ABOUT THIS TASK => Find the word "keep" below. Copy each line that has it.

RECORDS SHOWN =>
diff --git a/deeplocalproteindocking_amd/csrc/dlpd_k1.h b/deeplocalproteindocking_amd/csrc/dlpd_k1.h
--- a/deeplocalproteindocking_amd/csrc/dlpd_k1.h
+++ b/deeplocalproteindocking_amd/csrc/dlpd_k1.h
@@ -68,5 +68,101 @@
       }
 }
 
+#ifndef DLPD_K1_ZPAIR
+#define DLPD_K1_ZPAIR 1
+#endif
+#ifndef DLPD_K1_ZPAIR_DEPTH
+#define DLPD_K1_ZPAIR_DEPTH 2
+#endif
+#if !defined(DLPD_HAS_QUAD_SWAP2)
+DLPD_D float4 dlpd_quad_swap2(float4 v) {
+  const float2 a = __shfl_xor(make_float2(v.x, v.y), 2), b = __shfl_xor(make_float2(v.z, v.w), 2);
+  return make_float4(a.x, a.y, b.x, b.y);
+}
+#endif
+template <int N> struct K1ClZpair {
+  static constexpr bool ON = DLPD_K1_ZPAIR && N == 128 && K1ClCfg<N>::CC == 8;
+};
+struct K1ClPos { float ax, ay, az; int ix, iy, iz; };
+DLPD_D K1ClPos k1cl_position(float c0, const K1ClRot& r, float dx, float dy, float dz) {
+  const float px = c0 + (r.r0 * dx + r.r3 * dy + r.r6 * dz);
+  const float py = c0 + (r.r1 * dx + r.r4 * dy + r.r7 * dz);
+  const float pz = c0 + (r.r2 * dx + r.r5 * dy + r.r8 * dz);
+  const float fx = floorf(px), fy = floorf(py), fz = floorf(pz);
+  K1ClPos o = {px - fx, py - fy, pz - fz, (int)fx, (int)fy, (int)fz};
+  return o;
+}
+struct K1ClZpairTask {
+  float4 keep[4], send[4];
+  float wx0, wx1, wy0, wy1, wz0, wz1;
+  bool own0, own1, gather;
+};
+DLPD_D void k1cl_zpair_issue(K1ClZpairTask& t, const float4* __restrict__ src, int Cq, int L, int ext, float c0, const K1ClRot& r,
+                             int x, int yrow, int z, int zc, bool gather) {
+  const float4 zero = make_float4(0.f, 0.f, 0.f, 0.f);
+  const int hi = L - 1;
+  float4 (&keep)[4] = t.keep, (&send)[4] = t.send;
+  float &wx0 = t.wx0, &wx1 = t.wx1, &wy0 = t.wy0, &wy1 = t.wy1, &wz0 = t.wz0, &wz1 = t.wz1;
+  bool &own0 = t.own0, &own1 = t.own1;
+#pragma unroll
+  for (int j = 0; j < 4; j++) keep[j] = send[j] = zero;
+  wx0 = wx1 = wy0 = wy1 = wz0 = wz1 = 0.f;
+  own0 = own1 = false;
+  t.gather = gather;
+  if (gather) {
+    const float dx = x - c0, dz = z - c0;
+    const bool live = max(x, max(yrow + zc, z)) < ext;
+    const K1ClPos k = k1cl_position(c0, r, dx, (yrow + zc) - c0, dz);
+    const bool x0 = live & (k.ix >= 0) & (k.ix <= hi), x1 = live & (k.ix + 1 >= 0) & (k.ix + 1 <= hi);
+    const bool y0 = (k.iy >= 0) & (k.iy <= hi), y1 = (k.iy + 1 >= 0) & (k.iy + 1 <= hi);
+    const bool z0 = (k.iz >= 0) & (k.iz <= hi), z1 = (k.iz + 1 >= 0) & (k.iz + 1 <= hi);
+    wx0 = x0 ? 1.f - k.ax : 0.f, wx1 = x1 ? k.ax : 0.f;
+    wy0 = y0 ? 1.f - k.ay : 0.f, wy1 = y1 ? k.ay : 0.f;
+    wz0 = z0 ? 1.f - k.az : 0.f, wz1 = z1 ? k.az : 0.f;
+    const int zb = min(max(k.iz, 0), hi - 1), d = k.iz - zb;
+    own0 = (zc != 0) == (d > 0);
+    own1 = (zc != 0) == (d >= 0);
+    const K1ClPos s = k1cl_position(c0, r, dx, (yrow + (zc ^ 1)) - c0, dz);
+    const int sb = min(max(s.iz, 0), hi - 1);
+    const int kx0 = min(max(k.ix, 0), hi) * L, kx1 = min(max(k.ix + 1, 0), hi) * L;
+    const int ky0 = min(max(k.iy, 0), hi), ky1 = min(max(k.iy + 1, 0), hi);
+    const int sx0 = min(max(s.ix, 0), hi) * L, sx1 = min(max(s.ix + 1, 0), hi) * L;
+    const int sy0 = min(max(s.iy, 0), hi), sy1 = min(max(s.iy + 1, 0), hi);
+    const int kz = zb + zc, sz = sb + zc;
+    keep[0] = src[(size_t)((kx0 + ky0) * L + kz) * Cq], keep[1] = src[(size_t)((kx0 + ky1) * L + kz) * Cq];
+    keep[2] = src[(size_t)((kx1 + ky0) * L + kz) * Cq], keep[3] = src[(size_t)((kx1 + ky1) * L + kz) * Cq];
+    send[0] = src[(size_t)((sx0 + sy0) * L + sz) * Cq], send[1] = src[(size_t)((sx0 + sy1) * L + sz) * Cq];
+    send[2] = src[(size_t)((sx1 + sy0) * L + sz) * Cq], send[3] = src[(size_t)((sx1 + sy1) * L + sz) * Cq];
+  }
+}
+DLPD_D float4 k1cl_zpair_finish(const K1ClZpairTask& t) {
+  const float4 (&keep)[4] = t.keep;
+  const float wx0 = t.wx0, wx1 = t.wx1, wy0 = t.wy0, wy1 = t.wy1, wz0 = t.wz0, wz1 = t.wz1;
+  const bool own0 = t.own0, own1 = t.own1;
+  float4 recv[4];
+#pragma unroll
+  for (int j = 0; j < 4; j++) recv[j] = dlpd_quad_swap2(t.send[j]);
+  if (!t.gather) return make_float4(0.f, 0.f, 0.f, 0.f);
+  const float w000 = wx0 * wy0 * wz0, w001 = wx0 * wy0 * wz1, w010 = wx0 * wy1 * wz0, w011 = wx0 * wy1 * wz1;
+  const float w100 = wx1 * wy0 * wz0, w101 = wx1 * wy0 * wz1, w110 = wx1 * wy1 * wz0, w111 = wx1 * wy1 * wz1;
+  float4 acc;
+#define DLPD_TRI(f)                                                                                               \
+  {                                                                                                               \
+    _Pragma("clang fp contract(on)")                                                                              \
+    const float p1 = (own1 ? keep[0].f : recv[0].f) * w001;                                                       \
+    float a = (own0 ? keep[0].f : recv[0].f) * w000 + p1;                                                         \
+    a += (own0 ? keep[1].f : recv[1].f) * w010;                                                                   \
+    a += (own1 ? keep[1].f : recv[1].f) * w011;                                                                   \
--
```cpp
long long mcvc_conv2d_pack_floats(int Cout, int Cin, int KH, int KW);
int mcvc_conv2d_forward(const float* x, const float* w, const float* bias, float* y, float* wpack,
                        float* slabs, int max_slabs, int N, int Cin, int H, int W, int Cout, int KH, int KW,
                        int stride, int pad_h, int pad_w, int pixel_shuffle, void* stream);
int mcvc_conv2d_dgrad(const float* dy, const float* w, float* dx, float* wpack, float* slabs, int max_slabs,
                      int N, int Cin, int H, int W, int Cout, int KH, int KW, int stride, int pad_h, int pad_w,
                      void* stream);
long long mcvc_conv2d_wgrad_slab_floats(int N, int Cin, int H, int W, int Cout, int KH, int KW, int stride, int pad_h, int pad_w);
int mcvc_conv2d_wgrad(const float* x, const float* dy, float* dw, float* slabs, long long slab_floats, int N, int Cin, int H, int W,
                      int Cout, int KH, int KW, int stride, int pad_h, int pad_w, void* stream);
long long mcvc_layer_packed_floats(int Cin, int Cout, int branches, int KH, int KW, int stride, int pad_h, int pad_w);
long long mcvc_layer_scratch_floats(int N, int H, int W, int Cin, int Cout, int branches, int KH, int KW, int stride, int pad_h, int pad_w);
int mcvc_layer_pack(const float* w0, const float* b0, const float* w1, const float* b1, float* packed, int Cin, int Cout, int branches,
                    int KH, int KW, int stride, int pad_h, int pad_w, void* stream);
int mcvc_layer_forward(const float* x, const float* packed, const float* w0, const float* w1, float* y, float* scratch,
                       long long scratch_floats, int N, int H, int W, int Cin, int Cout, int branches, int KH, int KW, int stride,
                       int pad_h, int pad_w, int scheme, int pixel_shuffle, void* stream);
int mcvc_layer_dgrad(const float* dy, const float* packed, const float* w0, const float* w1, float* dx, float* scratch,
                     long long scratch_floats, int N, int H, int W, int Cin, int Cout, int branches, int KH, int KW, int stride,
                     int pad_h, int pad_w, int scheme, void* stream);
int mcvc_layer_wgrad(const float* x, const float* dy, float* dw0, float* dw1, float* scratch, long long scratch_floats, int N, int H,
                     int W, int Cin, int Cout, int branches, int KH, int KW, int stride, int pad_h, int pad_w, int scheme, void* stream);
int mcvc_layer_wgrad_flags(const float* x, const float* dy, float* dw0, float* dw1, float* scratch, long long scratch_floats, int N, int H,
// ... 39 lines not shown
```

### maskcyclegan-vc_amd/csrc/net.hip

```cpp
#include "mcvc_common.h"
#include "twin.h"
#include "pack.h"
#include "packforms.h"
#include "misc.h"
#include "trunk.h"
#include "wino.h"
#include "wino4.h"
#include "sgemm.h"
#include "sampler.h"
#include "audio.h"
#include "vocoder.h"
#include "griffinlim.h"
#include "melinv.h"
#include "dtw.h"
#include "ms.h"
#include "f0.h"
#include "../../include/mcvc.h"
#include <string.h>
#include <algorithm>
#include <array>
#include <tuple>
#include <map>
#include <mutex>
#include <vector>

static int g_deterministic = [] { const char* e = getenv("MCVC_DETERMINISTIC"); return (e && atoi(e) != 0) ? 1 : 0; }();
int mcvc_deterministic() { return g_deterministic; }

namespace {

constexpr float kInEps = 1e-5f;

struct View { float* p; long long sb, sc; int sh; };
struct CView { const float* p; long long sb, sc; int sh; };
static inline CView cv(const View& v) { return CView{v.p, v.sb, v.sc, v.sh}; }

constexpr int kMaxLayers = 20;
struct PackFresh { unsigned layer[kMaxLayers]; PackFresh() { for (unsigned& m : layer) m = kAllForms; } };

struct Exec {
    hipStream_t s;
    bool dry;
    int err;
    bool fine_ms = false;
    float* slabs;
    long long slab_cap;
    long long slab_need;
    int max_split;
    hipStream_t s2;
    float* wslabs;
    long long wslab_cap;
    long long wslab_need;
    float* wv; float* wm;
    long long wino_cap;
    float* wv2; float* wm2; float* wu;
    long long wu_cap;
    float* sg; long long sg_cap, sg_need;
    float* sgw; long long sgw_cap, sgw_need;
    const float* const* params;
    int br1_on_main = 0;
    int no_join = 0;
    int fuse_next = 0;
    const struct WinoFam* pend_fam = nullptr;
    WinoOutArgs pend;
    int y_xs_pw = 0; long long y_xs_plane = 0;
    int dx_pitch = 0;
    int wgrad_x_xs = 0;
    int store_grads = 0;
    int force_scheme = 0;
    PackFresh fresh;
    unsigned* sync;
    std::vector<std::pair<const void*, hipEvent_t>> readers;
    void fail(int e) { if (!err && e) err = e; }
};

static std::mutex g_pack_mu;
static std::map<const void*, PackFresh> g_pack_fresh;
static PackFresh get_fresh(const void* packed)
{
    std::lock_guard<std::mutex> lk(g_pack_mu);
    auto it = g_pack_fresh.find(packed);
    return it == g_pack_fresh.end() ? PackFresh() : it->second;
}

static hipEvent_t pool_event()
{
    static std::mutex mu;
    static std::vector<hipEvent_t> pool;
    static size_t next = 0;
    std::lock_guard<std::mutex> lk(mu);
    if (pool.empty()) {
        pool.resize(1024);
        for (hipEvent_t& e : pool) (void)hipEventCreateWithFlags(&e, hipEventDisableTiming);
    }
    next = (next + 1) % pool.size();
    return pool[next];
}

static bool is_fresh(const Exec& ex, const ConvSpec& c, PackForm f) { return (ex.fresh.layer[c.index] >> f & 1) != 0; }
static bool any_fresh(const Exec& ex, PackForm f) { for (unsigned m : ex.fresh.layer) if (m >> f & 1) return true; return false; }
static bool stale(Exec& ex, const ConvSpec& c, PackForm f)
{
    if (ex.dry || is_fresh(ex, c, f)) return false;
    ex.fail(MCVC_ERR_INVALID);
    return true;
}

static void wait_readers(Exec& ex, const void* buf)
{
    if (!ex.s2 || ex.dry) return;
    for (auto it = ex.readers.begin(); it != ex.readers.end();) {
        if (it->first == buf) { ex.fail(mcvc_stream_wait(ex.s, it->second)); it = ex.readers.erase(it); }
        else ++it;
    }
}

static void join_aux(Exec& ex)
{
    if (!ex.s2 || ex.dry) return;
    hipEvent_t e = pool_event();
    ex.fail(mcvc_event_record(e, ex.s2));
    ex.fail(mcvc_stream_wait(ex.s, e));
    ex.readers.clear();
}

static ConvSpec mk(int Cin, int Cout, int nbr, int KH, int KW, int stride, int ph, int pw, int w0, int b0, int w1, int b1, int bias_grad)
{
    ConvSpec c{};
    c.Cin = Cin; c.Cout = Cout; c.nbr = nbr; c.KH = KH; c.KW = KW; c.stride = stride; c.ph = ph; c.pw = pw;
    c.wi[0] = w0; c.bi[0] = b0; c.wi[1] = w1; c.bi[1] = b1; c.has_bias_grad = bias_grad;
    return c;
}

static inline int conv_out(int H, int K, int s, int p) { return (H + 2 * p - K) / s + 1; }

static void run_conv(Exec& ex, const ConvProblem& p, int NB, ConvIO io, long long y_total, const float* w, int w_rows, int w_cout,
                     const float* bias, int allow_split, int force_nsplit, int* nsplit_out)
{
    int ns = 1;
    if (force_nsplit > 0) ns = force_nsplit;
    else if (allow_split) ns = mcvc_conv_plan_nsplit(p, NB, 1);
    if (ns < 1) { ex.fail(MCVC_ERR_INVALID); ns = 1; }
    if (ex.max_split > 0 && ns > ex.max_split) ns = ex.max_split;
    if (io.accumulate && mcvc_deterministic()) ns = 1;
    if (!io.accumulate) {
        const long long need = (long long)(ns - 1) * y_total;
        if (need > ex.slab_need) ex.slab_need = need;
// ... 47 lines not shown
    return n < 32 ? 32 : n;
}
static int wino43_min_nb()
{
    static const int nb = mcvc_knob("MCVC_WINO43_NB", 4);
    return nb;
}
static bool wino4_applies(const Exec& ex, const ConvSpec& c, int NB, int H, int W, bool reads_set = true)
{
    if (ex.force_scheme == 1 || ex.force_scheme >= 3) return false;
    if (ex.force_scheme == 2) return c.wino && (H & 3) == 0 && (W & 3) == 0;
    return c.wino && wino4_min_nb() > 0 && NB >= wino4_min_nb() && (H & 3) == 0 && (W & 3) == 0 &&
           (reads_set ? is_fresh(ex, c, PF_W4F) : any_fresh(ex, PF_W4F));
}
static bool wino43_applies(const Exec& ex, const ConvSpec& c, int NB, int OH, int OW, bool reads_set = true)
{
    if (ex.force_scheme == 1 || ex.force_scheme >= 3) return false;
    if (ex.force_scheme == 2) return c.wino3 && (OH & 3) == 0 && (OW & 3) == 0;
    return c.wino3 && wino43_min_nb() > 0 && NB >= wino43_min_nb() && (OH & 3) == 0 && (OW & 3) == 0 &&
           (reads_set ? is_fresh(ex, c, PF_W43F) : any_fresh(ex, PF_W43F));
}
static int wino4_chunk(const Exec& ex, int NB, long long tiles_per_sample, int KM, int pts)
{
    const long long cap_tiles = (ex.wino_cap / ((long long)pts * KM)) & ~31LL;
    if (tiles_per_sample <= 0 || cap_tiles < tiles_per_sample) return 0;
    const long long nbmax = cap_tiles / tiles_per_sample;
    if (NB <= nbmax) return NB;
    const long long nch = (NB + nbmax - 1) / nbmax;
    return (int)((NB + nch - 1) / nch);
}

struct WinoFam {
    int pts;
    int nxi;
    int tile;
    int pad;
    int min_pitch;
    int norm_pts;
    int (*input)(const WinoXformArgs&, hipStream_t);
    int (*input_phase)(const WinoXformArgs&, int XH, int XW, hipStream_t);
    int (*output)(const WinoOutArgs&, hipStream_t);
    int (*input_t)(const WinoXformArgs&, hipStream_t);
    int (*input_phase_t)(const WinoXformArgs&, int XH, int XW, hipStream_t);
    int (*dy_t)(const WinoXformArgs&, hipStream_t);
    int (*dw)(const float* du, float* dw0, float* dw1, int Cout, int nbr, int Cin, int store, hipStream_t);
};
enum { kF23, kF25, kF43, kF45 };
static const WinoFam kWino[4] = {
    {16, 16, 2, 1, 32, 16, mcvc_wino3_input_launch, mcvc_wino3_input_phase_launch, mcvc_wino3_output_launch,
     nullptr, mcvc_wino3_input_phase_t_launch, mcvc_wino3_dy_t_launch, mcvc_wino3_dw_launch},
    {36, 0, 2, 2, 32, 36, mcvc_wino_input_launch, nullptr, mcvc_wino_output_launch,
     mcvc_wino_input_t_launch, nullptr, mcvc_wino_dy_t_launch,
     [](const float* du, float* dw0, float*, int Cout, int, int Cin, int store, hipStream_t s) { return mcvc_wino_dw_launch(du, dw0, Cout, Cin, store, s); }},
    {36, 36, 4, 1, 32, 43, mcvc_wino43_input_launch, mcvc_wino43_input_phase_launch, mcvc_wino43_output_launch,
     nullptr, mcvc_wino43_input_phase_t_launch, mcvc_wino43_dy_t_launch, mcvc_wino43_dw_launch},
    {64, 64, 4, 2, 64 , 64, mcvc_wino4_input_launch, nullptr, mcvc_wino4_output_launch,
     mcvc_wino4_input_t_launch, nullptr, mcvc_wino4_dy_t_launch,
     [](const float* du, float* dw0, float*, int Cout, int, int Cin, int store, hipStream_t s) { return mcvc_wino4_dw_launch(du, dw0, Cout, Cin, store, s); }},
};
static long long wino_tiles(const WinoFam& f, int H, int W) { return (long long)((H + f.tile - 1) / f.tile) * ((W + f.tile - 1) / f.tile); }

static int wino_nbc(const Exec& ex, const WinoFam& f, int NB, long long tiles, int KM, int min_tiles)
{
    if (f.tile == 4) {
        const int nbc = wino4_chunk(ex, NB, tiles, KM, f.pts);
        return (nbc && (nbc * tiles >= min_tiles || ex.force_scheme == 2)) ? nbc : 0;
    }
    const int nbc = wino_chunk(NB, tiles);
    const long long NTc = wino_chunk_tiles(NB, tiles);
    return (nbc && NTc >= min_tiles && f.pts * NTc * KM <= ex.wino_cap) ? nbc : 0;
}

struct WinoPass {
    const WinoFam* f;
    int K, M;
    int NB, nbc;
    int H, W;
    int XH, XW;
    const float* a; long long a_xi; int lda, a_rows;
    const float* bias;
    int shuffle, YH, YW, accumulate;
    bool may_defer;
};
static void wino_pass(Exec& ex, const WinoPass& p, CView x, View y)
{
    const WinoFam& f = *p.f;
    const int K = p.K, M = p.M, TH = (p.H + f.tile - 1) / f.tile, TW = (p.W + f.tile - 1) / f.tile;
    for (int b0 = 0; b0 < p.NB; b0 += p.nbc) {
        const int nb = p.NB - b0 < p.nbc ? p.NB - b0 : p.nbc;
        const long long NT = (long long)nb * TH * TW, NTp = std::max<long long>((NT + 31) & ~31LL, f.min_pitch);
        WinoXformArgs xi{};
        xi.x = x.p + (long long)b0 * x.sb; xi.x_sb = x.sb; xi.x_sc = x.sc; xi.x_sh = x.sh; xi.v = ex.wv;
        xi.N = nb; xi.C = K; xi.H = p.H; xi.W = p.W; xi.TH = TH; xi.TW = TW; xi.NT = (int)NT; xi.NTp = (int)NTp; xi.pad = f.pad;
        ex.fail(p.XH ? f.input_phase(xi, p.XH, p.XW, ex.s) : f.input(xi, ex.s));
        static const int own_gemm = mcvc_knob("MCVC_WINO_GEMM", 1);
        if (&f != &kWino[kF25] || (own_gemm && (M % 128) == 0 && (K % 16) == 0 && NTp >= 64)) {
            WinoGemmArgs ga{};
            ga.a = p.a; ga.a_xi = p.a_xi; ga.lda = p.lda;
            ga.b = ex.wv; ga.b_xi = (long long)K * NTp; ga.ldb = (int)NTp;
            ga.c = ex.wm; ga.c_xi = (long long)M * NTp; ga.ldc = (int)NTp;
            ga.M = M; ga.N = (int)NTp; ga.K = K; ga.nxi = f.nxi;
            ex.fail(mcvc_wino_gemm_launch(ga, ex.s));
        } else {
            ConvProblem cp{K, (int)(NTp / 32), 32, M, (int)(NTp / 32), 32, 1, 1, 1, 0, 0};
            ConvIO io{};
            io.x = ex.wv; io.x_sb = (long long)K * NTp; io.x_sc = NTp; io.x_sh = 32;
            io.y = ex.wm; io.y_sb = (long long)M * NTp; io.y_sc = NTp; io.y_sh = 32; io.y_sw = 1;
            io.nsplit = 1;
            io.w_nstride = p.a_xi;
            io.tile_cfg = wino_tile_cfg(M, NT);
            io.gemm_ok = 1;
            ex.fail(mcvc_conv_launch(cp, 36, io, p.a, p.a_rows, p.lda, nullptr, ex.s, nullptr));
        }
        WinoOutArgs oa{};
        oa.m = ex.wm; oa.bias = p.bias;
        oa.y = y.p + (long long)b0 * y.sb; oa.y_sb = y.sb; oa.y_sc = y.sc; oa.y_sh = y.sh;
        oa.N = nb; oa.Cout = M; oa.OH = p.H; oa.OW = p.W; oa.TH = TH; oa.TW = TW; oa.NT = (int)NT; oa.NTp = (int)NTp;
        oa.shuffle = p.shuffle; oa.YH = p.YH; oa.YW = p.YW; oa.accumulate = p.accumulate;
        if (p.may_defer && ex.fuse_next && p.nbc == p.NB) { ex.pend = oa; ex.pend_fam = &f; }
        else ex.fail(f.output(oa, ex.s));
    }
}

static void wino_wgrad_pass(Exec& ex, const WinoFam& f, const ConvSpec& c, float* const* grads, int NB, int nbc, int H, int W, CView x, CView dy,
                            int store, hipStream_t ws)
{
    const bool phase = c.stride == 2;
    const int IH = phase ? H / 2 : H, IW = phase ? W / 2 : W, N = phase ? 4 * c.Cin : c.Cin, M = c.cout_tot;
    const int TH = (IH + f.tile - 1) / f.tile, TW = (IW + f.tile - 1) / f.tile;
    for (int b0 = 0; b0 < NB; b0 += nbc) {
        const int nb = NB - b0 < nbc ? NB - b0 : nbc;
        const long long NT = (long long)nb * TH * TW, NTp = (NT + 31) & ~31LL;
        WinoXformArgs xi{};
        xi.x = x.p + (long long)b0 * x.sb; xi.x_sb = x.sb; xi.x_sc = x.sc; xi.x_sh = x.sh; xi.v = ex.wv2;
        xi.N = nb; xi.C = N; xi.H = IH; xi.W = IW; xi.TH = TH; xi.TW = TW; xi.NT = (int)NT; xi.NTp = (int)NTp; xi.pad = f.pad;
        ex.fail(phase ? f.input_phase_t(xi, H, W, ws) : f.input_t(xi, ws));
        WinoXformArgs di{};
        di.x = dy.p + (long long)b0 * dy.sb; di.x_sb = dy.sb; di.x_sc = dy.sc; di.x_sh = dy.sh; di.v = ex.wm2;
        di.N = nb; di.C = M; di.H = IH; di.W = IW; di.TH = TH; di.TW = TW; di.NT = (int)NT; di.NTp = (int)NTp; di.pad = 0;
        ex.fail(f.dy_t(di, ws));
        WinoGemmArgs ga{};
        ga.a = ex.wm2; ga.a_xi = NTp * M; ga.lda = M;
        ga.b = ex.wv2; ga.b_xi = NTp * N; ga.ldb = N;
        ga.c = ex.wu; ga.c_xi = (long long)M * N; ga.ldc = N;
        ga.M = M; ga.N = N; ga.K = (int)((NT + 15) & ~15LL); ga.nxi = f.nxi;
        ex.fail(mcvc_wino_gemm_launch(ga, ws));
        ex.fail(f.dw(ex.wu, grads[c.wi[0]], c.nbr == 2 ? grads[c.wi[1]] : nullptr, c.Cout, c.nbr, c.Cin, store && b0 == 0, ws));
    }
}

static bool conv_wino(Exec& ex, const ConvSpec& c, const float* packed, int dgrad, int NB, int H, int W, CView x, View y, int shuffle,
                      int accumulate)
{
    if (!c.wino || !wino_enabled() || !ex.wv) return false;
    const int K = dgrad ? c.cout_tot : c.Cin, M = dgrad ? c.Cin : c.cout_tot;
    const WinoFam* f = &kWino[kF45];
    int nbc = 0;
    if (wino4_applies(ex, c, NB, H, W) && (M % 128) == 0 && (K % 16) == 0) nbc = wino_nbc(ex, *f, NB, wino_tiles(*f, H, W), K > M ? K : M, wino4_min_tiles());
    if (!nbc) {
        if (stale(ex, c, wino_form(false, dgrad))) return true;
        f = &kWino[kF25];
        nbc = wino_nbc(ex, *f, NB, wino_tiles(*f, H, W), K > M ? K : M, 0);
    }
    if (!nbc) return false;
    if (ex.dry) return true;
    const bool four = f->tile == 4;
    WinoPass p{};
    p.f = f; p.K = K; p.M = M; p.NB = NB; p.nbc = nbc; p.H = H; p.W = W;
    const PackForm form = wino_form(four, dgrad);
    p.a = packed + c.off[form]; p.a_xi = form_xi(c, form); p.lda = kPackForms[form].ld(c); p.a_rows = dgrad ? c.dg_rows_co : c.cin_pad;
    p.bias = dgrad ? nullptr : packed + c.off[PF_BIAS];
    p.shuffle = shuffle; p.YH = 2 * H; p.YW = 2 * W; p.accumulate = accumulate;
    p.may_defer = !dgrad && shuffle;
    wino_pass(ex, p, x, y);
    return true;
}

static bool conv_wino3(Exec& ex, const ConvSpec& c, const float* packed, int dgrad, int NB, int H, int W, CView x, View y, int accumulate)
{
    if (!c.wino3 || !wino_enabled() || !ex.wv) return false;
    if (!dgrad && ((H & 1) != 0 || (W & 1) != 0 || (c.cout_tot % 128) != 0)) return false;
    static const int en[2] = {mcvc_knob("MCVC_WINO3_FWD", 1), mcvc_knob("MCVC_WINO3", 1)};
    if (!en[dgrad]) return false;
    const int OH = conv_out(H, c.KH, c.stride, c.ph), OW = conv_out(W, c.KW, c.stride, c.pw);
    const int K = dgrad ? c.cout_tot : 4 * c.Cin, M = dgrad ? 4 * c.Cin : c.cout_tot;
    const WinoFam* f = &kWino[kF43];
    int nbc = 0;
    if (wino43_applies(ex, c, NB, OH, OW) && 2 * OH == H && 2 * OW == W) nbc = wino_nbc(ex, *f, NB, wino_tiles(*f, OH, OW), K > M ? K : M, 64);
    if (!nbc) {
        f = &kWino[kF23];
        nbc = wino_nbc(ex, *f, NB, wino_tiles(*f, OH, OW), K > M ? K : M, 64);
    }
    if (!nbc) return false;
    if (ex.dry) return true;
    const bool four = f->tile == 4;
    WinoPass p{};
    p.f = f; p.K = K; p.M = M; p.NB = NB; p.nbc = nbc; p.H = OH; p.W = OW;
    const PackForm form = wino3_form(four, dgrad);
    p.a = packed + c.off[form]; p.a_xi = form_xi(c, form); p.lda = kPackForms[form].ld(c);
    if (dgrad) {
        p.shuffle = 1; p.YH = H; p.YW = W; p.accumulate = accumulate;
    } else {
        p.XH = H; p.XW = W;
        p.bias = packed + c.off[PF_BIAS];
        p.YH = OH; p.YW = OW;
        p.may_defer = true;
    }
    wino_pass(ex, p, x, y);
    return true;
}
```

ANSWER =>
+  float4 keep[4], send[4];
+  float4 (&keep)[4] = t.keep, (&send)[4] = t.send;
+  for (int j = 0; j < 4; j++) keep[j] = send[j] = zero;
+    keep[0] = src[(size_t)((kx0 + ky0) * L + kz) * Cq], keep[1] = src[(size_t)((kx0 + ky1) * L + kz) * Cq];
+    keep[2] = src[(size_t)((kx1 + ky0) * L + kz) * Cq], keep[3] = src[(size_t)((kx1 + ky1) * L + kz) * Cq];
+  const float4 (&keep)[4] = t.keep;
+    const float p1 = (own1 ? keep[0].f : recv[0].f) * w001;                                                       \
+    float a = (own0 ? keep[0].f : recv[0].f) * w000 + p1;                                                         \
+    a += (own0 ? keep[1].f : recv[1].f) * w010;                                                                   \
+    a += (own1 ? keep[1].f : recv[1].f) * w011;                                                                   \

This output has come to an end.